## Files before the change

### geobi_gnn_amd/csrc/capi.hip

```cpp
#include "../../include/geobi_hip.h"

#include <stdarg.h>
#include <stdio.h>
#include <stdlib.h>

#include <mutex>
#include <vector>

#include "common.h"

namespace geobi {

static thread_local char g_err[512] = "";

int set_error(const char* fmt, ...) {
  va_list ap;
  va_start(ap, fmt);
  vsnprintf(g_err, sizeof(g_err), fmt, ap);
  va_end(ap);
  return 1;
}

struct ProfRec {
  hipEvent_t a, b;
// ... 276 lines not shown
int geobi_set_head_precision(int mode) { return set_head_precision(mode); }
int geobi_set_rowpass_form(int staged, int chunked64) { return set_rowpass_form(staged, chunked64); }
int geobi_set_column_parts(int parts) { return set_column_parts(parts); }

size_t geobi_match_coarsen_ws_bytes(int64_t N) { return match_coarsen_ws_bytes(N); }
int geobi_match_coarsen(const int32_t* rowptr, const int32_t* col, const float* w, int64_t N, int rounds, int init,
                        int32_t* state, int32_t* cluster_final, int32_t* cnew, int32_t* segptr, int32_t* members,
                        int32_t* counters, void* ws, size_t ws_bytes, void* stream) {
  SIZES(N, 0);
  NOTNULL(rowptr); NOTNULL(state); NOTNULL(cluster_final); NOTNULL(cnew); NOTNULL(segptr);
  NOTNULL(members); NOTNULL(counters); NOTNULL(ws);
  return match_coarsen(rowptr, col, w, N, rounds, init, state, cluster_final, cnew, segptr, members, counters, ws,
                       ws_bytes, S(stream));
}

size_t geobi_relabel_ws_bytes(int64_t N) { return relabel_ws_bytes(N); }
int geobi_relabel_compact(const int32_t* cluster, int64_t N, int rep_is_self, int32_t* cnew, int32_t* count,
                          void* ws, size_t ws_bytes, void* stream) {
  SIZES(N, 0);
  NOTNULL(cluster); NOTNULL(cnew); NOTNULL(count);
  return relabel_compact(cluster, N, rep_is_self, cnew, count, ws, ws_bytes, S(stream));
}

size_t geobi_segment_csr_ws_bytes(int64_t n) { return segment_csr_ws_bytes(n); }
int geobi_segment_csr(const int32_t* seg, int64_t n, int64_t nseg, int32_t* segptr, int32_t* members, void* ws,
                      size_t ws_bytes, void* stream) {
  SIZES(nseg, n);
  NOTNULL(segptr);
  return segment_csr(seg, n, nseg, segptr, members, ws, ws_bytes, S(stream));
}
// ... 373 lines not shown
```

### geobi_gnn_amd/csrc/common.h

```cpp
#pragma once
#include <hip/hip_runtime.h>
#include <stddef.h>
#include <stdint.h>

#include <atomic>

#define GEOBI_H 9
#define GEOBI_HP 12

namespace geobi {

int set_error(const char* fmt, ...);

#define GEOBI_HIP(expr)                                                                   \
  do {                                                                                    \
    hipError_t e_ = (expr);                                                               \
    if (e_ != hipSuccess)                                                                 \
      return ::geobi::set_error("%s:%d %s -> %s", __FILE__, __LINE__, #expr, hipGetErrorString(e_)); \
  } while (0)
#define GEOBI_LAUNCH_OK() GEOBI_HIP(hipGetLastError())
#define GEOBI_TRY(expr)        \
  do {                         \
    int r_ = (expr);           \
    if (r_ != 0) return r_;    \
// ... 141 lines not shown
              float* dlin_w, float* du_w, float* dc, float* dbias, int accumulate, void* ws, size_t ws_bytes,
              hipStream_t s);
struct CopySeg { const void* src; void* dst; int64_t n; int32_t add; float value; };
int concat32(const CopySeg* segs, int n_segs, int is_float, hipStream_t s);
int edge_weight_t10(const float* x, int C, const int32_t* row, const int32_t* col, const float* w_in, int64_t E,
                    float* w_out, hipStream_t s, int32_t* zero8 = nullptr);
int edge_weight_att(const float* x, int C, const float* att_l, const float* att_r, const int32_t* row, const int32_t* col,
                    const float* w_in, int64_t N, int64_t E, float* node_ws, float* w_out, hipStream_t s);
int gather_f32(const float* src, const int32_t* idx, int64_t n, float* dst, hipStream_t s);
int expand_rowptr(const int32_t* rowptr, int64_t N, int32_t* row, hipStream_t s);
size_t match_ws_bytes(int64_t N);
size_t match_coarsen_ws_bytes(int64_t N);
int match_coarsen(const int32_t* rowptr, const int32_t* col, const float* w, int64_t N, int rounds, int init,
                  int32_t* state, int32_t* cluster_final, int32_t* cnew, int32_t* segptr, int32_t* members,
                  int32_t* counters, void* ws, size_t ws_bytes, hipStream_t s, void* rowinfo_out = nullptr,
                  bool* rowinfo_made = nullptr);
int match_heavy_edge(const int32_t* rowptr, const int32_t* col, const float* w, int64_t N, int rounds, int init,
                     int32_t* cluster, int32_t* cluster_final, int32_t* status, void* ws, size_t ws_bytes, hipStream_t s);
void set_match_round_cap(int cap);
size_t relabel_ws_bytes(int64_t N);
int relabel_compact(const int32_t* cluster, int64_t N, int rep_is_self, int32_t* cnew, int32_t* count, void* ws,
                    size_t ws_bytes,
                    hipStream_t s);
size_t segment_csr_ws_bytes(int64_t n);
int segment_csr(const int32_t* seg, int64_t n, int64_t nseg, int32_t* segptr, int32_t* members, void* ws,
                size_t ws_bytes, hipStream_t s);
size_t segment_pairs_ws_bytes(int64_t nseg);
int segment_csr_pairs(const int32_t* cnew, const int32_t* raw, int64_t N, int64_t nseg, int32_t* segptr,
                      int32_t* members, void* ws, size_t ws_bytes, hipStream_t s);
int segment_csr_compose(const int32_t* segptr1, const int32_t* members1, const int32_t* segptr2,
                        const int32_t* members2, int64_t nseg2, int64_t n_fine, int32_t* segptr12,
// ... 103 lines not shown
```

### geobi_gnn_amd/csrc/executor.hip

```cpp
#include "common.h"
#include "../../include/geobi_hip.h"

#include <chrono>
#include <condition_variable>
#include <cstdlib>
#include <cstring>
#include <functional>
#include <memory>
#include <mutex>
#include <thread>
#include <vector>

namespace geobi {

namespace {

static inline void cpu_relax() {
#if defined(__x86_64__) || defined(__i386__)
  __builtin_ia32_pause();
#else
  std::this_thread::yield();
#endif
}
std::atomic<long> g_spin_cap_hits{0};

constexpr float kLeak = 0.2f;
constexpr int kRounds = 8;
constexpr int kArenaFull = GEOBI_NET_ARENA;
constexpr int kFallback = GEOBI_NET_FALLBACK;

struct Level {
  int64_t N = 0, E = 0;
  const int32_t *rowptr = nullptr, *col = nullptr, *row = nullptr;
  const int32_t* pos_rev = nullptr;
  const float* w = nullptr;
};

struct ConvSave {
  const Level* g = nullptr;
  const float *xa = nullptr, *xb = nullptr;
  int Ca = 0, Cb = 0, Cout = 0;
  float slope = 1.f;
// ... 97 lines not shown
    segptr[t] = b.take<int32_t>(P + 1); members[t] = b.take<int32_t>(P);
    rowptr_c[t] = b.take<int32_t>(P + 1); row_c[t] = b.take<int32_t>(E); col_c[t] = b.take<int32_t>(E);
    w_c[t] = b.take<float>(E);
  }
  int32_t* unpool = b.take<int32_t>(P);
  const size_t m = b.mark();
  const size_t mws = match_coarsen_ws_bytes(P), pws = pool_edge_rows_ws_bytes_onepass(P, E);
  void* ws_m = b.take<char>(mws);
  void* ws_p = b.take<char>(pws);
  if (!b.ok) return kArenaFull;
  GEOBI_TRY(edge_weight_t10(x, C, g.row, g.col, g.w, E, w10, s, counters));
  const int32_t* in_rp[2] = {g.rowptr, rowptr_c[0]};
  const int32_t* in_cl[2] = {g.col, col_c[0]};
  const int32_t* in_rw[2] = {g.row, row_c[0]};
  const float* in_w[2] = {w10, w_c[0]};
  int rounds[2] = {kRounds, kRounds};
  void* rowinfo = b.take<char>((size_t)P * 16);
  if (!b.ok) return kArenaFull;
  bool rowinfo_ok = false;
  auto run_match = [&](int t, int init) {
    return match_coarsen(in_rp[t], in_cl[t], in_w[t], P, rounds[t], init, state[t], craw[t], cnew[t], segptr[t], members[t],
                         counters + 4 * t, ws_m, mws, s, rowinfo, &rowinfo_ok);
  };
  static thread_local int32_t* pub = nullptr;
  static thread_local int pub_seq = 0;
  if (pub == nullptr) {
    GEOBI_HIP(hipHostMalloc((void**)&pub, 16 * sizeof(int32_t), hipHostMallocMapped | hipHostMallocPortable));
    for (int i = 0; i < 16; ++i) pub[i] = 0;
  }
  auto run_edges = [&](int t, bool publish) {
    int32_t* ctr = counters + 4 * t;
    return pool_edge_rows(cnew[t], segptr[t], members[t], in_rp[t], in_cl[t], in_w[t], ctr + 1, P, rowptr_c[t], row_c[t],
                          col_c[t], w_c[t], ctr + 2, ctr + 3, ws_p, pws, s, E,
                          rowinfo_ok ? rowinfo : nullptr, publish ? counters : nullptr, publish ? pub : nullptr,
                          pub_seq);
  };
  pub_seq = pub_seq >= (1 << 30) ? 1 : pub_seq + 1;
// ... 16 lines not shown
        break;
      }
      if (spins > (1l << 26)) break;
    }
    if (got) {
      for (int i = 0; i < 8; ++i) h[i] = vp[i];
    } else {
      if (spins > (1l << 26)) g_spin_cap_hits.fetch_add(1, std::memory_order_relaxed);
      GEOBI_TRY(geobi_read_i32(counters, 8, h, (void*)s));
    }
  }
  bool repaired = false;
  for (int repair = 0; repair < 12 && (h[0] || h[3] || h[4] || h[7]); ++repair) {
    repaired = true;
    const int t = (h[0] || h[3]) ? 0 : 1;
    if (h[4 * t]) {
      if (rounds[t] >= 2048) break;
      rounds[t] *= 2;
      GEOBI_TRY(run_match(t, 0));
      GEOBI_HIP(hipMemsetAsync(counters + 4 * t + 2, 0, 2 * sizeof(int32_t), s));
      GEOBI_TRY(run_edges(t, false));
    } else {
      const int64_t Et = t == 0 ? E : (int64_t)h[2];
      const size_t gws = pool_edge_ws_bytes(Et);
      const size_t mk = b.mark();
      void* ws_g = b.take<char>(gws);
      if (!b.ok) return kArenaFull;
      GEOBI_HIP(hipMemsetAsync(counters + 4 * t + 2, 0, 2 * sizeof(int32_t), s));
      GEOBI_TRY(pool_edge(cnew[t], in_rw[t], in_cl[t], in_w[t], Et, P, rowptr_c[t], row_c[t], col_c[t], w_c[t],
                          counters + 4 * t + 2, ws_g, gws, s));
// ... 508 lines not shown
  return 0;
}

extern "C" size_t geobi_abi_sizeof(int which) {
  switch (which) {
    case 0: return sizeof(geobi_net_params_t);
    case 1: return sizeof(geobi_level0_t);
    case 2: return sizeof(geobi_net_out_t);
    case 3: return sizeof(geobi_train_group_t);
    case 4: return sizeof(geobi_copy_seg_t);
    default: return 0;
  }
}

extern "C" int geobi_net_spin_cap_hits(void) { return (int)g_spin_cap_hits.load(std::memory_order_relaxed); }

extern "C" int geobi_net_train_groups(const geobi_net_params_t* prm, geobi_train_group_t* groups, int n_groups,
                                      int loss_kind_v, int loss_kind_n, float* sum_into, int64_t sum_count,
                                      void* main_stream) {
  if (!prm || !groups) return set_error("geobi_net_train_groups: null argument");
  if (n_groups < 1 || n_groups > GEOBI_MAX_GROUPS) return set_error("geobi_net_train_groups: 1..%d groups", GEOBI_MAX_GROUPS);
  if ((loss_kind_v != 0 && loss_kind_v != 1) || (loss_kind_n != 0 && loss_kind_n != 1))
    return set_error("geobi_net_train_groups: loss kinds are 0 (L1) or 1 (L2)");
  if (prm->force_depth) for (int k = 0; k < n_groups; ++k)
    if (!groups[k].depth_direction) return set_error("geobi_net_train_groups: force_depth needs depth_direction");
  for (int k = 0; k < n_groups; ++k) {
    geobi_train_group_t& g = groups[k];
    if (!g.gv || !g.gf || !g.pos_rev_v || !g.pos_rev_f || !g.x_v || !g.x_f || !g.fv || !g.y_v || !g.y_f ||
        !g.corner_segptr || !g.corner_members || !g.arena || !g.losses || !g.stream)
      return set_error("geobi_net_train_groups: null field in group %d (a group needs its OWN stream, not the null stream)", k);
// ... 66 lines not shown
```

### geobi_gnn_amd/csrc/pool.hip

```cpp
#include "common.h"

#include <cstdlib>
#include <cstring>
#include <rocprim/device/device_radix_sort.hpp>
#include <rocprim/device/device_scan.hpp>

namespace geobi {

namespace {

constexpr uint64_t kSentinel = ~0ull;

static inline int key_bits(int64_t N) {
  int b = 1;
  while ((1ll << b) <= N) ++b;
  return b;
}
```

### WHAT IS NEEDED
Go through the records above, find every line with the word "struct", and list those lines.

### SOLVED EXERCISE
struct ProfRec {
struct CopySeg { const void* src; void* dst; int64_t n; int32_t add; float value; };
struct Level {
struct ConvSave {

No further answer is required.